WORK INSTRUCTION: Look through the lines below and extract any with the word "otab".

** EXCERPTED RECORDS follows **

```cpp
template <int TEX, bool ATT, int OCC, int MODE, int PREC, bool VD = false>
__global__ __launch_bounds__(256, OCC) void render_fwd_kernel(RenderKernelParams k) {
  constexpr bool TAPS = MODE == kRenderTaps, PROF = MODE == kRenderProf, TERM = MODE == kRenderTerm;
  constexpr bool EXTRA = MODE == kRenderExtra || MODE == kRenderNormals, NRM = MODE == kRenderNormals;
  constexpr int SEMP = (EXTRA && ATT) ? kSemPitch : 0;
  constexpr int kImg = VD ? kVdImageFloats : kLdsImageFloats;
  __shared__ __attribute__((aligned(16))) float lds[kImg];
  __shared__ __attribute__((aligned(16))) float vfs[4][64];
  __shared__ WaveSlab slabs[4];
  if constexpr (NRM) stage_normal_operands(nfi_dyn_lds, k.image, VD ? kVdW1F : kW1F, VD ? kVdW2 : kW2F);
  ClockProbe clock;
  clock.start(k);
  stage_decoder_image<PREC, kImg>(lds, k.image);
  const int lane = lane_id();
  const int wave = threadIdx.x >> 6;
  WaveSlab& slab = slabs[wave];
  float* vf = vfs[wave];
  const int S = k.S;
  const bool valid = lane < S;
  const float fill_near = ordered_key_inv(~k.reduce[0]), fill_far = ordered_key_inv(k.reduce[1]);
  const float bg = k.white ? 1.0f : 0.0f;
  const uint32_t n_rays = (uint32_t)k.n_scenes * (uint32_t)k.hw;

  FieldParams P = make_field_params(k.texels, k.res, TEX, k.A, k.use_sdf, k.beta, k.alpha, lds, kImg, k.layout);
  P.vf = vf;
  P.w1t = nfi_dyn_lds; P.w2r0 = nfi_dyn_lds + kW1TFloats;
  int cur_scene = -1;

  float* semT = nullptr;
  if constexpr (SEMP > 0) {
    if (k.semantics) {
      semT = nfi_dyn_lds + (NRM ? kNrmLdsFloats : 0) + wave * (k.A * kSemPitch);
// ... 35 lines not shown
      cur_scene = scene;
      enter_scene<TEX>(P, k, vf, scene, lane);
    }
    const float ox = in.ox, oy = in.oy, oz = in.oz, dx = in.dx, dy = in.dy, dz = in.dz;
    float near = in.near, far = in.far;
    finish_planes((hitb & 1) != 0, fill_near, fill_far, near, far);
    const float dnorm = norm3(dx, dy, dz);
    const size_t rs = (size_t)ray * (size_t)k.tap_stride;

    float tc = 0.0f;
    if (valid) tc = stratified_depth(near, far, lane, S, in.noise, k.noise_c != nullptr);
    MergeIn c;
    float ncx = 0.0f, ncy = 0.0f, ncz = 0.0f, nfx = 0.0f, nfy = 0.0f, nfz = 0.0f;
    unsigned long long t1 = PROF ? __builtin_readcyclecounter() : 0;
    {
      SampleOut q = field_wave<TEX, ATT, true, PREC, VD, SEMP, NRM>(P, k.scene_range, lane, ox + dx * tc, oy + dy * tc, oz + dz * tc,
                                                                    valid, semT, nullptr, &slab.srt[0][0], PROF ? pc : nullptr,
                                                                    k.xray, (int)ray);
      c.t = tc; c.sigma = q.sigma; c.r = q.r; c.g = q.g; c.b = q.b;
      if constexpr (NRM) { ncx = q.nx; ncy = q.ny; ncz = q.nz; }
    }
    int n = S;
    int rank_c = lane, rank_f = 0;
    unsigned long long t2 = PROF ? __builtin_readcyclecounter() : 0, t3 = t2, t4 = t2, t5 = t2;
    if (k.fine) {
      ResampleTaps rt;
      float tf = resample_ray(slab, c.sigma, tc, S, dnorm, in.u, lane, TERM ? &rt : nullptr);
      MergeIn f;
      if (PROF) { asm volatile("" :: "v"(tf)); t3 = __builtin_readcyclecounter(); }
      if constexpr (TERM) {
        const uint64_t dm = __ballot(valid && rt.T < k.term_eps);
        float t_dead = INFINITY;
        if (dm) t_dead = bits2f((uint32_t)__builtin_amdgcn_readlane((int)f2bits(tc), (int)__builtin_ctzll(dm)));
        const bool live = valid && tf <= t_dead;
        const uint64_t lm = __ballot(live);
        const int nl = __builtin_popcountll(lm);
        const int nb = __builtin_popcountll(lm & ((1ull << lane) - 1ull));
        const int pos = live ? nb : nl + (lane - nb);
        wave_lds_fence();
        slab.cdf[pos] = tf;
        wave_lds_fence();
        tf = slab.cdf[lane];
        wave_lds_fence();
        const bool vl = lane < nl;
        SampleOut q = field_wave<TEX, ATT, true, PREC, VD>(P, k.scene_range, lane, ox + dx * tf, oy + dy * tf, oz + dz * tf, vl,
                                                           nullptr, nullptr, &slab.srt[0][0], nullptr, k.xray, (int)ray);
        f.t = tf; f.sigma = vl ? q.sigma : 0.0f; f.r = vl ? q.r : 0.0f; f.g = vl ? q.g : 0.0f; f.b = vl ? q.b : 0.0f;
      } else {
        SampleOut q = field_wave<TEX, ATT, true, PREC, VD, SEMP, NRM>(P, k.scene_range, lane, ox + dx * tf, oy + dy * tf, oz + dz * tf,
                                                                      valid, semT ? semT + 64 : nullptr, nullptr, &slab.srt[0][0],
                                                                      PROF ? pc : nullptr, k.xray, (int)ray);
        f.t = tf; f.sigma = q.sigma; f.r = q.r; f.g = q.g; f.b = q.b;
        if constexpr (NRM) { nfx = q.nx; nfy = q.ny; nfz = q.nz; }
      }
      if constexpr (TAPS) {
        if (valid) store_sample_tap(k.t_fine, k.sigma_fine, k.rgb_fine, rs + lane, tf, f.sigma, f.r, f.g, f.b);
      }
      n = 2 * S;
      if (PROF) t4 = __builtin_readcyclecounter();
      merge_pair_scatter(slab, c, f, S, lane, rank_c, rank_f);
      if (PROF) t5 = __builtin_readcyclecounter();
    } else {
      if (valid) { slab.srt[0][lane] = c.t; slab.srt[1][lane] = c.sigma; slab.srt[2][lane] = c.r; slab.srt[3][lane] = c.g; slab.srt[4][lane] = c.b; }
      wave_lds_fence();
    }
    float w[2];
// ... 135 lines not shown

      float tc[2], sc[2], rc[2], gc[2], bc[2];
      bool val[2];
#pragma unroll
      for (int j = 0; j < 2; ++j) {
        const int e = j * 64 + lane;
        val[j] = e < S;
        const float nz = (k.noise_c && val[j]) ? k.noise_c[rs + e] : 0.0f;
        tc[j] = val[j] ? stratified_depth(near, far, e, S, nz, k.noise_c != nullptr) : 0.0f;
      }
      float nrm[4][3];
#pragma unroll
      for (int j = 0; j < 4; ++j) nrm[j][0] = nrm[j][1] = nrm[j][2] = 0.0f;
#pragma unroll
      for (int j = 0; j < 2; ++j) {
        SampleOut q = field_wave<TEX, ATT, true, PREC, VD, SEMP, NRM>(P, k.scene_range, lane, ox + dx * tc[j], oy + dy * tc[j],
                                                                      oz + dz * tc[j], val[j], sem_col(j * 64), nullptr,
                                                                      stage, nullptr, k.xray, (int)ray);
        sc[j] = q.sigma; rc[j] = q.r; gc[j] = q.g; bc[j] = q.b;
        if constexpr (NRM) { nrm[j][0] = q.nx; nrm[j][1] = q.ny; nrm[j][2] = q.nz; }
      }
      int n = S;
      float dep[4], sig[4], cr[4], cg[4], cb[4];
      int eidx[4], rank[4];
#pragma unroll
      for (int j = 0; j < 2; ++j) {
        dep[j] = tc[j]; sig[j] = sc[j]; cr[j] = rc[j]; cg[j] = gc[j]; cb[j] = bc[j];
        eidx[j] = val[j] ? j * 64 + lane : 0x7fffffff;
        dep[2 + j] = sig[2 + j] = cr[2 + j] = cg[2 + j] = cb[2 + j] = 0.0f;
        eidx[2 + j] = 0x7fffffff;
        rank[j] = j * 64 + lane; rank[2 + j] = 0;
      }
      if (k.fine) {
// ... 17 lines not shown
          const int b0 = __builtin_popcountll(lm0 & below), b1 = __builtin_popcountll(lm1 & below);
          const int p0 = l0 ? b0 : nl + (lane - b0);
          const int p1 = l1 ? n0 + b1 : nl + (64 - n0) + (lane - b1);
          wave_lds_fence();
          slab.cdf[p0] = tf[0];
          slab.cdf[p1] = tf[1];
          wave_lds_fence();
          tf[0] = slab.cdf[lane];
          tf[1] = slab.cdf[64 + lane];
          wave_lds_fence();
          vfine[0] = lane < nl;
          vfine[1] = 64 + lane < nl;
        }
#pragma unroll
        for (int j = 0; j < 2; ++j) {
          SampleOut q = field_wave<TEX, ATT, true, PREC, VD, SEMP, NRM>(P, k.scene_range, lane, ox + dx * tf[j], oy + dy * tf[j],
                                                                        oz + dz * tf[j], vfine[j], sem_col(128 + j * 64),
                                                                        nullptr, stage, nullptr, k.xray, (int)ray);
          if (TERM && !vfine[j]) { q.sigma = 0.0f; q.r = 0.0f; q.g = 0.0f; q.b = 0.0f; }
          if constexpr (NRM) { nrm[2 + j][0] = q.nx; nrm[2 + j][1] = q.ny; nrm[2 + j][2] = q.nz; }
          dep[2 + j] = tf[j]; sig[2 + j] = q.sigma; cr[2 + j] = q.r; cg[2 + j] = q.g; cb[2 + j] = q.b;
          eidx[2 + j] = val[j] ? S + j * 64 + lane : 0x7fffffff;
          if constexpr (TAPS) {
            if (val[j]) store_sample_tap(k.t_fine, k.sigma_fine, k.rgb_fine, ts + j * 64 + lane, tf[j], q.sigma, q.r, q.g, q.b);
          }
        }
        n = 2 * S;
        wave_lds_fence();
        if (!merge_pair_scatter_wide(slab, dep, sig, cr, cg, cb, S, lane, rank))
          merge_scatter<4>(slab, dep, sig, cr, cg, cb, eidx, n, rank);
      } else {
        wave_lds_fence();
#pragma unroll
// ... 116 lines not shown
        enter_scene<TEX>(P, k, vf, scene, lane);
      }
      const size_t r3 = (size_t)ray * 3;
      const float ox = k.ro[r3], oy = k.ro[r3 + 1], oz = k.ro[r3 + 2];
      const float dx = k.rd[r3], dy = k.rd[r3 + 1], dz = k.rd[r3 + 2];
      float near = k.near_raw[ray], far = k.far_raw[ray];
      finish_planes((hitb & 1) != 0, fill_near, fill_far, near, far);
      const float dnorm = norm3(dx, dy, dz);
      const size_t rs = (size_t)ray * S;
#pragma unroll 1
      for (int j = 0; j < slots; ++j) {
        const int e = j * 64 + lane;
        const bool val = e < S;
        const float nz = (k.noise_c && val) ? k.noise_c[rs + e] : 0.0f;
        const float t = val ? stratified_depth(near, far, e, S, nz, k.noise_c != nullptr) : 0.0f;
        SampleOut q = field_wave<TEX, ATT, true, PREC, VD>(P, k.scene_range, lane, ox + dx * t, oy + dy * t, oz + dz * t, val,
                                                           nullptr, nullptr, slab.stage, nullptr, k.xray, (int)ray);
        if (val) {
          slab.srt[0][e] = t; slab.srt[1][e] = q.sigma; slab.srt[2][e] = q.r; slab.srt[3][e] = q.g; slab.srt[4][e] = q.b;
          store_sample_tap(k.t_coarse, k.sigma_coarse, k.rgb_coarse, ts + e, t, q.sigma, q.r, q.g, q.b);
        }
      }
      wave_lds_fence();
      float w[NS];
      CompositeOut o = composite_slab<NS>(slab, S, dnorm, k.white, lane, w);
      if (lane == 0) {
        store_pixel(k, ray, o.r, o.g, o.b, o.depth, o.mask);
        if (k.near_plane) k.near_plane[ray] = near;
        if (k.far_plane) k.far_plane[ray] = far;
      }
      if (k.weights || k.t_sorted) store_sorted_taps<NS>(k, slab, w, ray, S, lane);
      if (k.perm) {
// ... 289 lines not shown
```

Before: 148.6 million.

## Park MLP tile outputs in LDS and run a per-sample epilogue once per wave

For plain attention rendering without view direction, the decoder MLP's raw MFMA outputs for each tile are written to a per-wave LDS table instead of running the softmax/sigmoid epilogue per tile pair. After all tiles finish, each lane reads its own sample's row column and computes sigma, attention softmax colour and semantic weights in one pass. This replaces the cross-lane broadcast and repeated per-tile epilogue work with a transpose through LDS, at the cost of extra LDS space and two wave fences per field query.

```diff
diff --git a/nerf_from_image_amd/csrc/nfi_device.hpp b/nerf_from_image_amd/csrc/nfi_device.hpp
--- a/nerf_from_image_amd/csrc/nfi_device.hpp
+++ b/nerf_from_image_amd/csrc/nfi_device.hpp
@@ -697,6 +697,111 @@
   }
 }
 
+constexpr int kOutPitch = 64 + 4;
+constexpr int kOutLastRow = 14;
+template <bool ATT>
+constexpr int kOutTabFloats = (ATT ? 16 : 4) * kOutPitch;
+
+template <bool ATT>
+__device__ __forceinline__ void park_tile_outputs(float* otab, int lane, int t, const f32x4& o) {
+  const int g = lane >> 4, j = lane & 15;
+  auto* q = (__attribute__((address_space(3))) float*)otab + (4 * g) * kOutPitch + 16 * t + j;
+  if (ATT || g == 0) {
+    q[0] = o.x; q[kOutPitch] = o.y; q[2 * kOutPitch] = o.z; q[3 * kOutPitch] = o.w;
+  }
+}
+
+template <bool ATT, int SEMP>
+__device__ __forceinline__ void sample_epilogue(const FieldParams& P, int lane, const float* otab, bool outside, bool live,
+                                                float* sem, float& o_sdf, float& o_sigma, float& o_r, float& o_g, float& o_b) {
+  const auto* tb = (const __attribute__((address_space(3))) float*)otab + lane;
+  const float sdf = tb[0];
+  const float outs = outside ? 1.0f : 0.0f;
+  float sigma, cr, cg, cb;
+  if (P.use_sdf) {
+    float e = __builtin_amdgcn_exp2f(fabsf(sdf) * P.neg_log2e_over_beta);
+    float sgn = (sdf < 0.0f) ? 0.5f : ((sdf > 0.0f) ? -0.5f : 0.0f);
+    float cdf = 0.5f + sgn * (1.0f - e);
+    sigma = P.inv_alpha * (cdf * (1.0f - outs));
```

** End of EXCERPTED RECORDS **
** EXCERPTED RECORDS follows **

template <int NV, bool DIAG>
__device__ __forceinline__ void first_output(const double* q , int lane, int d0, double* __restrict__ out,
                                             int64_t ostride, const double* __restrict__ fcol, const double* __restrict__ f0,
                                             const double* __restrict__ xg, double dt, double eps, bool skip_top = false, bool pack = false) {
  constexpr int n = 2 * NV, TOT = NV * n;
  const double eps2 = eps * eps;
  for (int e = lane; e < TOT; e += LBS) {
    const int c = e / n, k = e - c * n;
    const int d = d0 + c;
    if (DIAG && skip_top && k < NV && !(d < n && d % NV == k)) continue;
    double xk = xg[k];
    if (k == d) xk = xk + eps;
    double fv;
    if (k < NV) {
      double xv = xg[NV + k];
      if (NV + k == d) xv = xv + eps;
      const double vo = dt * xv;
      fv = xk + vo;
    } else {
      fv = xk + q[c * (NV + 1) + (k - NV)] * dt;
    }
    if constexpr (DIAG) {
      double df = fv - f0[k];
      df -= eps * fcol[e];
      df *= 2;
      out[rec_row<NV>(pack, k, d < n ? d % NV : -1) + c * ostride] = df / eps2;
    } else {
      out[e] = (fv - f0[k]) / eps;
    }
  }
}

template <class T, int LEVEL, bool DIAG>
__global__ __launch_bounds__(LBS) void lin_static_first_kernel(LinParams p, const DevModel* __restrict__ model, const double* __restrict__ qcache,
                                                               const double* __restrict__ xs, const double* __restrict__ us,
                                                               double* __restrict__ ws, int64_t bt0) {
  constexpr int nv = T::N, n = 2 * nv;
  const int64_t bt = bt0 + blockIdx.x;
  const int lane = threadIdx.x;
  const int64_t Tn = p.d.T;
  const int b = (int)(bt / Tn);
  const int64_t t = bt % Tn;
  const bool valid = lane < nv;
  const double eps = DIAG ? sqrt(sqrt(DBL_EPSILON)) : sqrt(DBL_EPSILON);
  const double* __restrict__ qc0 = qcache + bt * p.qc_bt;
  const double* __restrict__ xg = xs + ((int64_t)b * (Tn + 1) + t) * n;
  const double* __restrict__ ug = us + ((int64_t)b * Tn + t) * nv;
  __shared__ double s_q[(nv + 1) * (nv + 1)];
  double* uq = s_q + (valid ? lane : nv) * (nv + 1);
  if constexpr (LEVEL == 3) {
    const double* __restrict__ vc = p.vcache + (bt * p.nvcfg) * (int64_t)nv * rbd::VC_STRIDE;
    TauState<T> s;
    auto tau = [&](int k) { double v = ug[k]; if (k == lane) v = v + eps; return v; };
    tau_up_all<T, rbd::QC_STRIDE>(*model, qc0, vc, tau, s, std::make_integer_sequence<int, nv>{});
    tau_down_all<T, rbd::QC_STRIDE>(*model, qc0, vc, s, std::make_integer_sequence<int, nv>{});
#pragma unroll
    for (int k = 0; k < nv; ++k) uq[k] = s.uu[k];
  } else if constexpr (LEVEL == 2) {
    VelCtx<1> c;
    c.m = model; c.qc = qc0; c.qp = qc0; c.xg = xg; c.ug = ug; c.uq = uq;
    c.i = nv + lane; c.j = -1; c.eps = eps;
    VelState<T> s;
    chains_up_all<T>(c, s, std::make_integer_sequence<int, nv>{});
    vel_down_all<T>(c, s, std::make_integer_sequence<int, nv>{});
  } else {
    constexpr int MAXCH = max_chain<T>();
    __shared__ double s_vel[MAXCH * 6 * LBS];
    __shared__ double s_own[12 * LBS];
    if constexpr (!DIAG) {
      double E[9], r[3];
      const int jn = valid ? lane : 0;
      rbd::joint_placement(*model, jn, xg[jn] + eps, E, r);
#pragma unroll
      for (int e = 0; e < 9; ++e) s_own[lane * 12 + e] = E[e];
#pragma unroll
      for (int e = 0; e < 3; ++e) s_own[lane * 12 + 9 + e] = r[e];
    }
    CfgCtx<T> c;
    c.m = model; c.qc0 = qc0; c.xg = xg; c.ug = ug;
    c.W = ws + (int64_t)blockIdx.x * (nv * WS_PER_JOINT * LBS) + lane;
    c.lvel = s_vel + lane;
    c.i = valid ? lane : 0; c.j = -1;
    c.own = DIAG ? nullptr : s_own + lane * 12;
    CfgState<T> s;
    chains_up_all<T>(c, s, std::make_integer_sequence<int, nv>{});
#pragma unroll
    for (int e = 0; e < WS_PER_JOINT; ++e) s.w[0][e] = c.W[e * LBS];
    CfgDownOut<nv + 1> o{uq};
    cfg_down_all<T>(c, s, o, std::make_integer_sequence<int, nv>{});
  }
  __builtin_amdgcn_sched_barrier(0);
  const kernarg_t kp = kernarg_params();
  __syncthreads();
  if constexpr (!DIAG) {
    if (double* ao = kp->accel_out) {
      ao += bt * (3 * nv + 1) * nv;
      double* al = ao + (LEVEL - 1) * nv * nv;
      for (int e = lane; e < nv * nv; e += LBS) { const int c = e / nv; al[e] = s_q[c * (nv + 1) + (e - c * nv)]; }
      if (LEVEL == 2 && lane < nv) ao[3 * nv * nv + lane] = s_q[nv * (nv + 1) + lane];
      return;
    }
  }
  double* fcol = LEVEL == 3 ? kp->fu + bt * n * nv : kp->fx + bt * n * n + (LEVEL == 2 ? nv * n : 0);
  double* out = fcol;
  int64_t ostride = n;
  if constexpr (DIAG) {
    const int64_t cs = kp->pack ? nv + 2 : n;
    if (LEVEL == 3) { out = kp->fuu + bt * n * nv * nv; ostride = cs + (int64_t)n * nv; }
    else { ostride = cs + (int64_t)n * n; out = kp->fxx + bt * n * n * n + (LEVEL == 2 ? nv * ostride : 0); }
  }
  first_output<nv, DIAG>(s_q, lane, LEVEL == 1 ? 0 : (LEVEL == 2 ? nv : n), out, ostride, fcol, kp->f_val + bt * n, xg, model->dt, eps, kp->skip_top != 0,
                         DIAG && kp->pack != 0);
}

** End of EXCERPTED RECORDS **
** EXCERPTED RECORDS follows **

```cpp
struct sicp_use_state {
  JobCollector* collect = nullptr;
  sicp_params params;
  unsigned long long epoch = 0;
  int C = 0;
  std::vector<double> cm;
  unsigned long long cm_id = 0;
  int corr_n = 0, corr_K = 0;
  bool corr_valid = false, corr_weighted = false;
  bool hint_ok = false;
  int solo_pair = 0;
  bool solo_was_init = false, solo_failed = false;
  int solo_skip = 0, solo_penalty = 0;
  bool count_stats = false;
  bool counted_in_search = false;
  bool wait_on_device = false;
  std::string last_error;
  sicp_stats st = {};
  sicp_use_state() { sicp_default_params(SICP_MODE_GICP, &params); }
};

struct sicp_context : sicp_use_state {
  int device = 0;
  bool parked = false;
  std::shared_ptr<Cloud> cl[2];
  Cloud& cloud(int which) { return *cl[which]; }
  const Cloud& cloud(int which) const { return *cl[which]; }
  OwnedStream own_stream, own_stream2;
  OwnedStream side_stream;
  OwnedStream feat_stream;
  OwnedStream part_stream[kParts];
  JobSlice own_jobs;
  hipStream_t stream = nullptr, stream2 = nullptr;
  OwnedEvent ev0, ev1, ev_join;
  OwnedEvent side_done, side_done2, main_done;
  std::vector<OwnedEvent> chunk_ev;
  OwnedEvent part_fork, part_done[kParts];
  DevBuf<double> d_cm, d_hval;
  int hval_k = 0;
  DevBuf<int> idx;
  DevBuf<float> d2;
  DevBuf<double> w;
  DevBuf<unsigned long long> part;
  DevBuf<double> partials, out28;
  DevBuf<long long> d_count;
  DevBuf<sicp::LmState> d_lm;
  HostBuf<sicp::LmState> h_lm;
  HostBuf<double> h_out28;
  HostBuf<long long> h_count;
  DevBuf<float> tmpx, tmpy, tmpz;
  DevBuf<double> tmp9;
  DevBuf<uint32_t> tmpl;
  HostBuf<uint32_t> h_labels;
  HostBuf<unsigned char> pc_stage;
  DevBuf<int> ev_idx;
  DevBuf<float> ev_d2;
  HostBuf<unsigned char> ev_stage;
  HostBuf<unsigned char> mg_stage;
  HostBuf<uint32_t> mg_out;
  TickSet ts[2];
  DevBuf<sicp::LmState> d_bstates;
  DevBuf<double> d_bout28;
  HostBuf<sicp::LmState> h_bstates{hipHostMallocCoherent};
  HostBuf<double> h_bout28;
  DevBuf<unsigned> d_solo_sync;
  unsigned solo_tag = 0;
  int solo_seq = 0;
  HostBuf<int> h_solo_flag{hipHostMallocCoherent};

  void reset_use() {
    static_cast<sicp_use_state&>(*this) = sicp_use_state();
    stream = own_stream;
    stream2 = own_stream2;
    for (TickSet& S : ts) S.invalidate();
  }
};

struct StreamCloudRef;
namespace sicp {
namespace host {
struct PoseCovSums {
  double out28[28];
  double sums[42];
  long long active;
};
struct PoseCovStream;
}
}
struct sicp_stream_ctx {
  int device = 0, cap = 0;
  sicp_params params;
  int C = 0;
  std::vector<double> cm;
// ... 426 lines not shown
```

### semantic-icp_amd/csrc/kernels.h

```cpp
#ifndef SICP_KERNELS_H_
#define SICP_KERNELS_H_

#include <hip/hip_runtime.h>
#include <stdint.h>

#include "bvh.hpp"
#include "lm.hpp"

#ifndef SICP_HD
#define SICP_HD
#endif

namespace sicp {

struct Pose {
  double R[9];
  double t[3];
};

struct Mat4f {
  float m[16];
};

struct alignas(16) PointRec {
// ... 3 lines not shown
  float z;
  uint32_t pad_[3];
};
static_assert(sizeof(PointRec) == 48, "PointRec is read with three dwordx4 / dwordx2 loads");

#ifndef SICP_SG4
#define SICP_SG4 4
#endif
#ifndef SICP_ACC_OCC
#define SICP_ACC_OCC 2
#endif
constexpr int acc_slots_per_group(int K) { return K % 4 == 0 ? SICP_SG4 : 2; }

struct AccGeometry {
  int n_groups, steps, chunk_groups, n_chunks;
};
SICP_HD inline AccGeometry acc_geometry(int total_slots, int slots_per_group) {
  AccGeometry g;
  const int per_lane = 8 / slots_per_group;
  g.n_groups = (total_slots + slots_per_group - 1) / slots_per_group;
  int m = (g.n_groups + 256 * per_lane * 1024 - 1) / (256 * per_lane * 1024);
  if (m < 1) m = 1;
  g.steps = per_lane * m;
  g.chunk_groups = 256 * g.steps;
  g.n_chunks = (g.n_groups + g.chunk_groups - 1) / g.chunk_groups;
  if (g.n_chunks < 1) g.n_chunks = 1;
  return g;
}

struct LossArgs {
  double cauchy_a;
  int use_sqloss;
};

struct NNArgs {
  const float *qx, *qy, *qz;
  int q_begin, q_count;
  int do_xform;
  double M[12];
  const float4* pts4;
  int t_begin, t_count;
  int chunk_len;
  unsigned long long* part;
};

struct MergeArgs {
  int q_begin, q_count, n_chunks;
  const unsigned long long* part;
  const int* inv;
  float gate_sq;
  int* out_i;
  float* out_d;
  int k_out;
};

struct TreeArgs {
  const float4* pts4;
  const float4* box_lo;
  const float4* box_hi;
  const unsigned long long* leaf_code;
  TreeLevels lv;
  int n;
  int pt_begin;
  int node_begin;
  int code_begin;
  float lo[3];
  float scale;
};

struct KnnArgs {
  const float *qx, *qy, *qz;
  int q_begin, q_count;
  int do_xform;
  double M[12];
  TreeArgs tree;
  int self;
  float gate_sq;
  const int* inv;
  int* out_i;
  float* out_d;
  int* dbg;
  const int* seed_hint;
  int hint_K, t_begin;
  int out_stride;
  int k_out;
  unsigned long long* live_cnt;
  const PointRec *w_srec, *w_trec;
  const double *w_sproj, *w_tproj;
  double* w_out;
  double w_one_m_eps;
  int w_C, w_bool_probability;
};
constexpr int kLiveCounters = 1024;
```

** End of EXCERPTED RECORDS **

ANSWER SECTION:
+__device__ __forceinline__ void park_tile_outputs(float* otab, int lane, int t, const f32x4& o) {
+  auto* q = (__attribute__((address_space(3))) float*)otab + (4 * g) * kOutPitch + 16 * t + j;
+__device__ __forceinline__ void sample_epilogue(const FieldParams& P, int lane, const float* otab, bool outside, bool live,
+  const auto* tb = (const __attribute__((address_space(3))) float*)otab + lane;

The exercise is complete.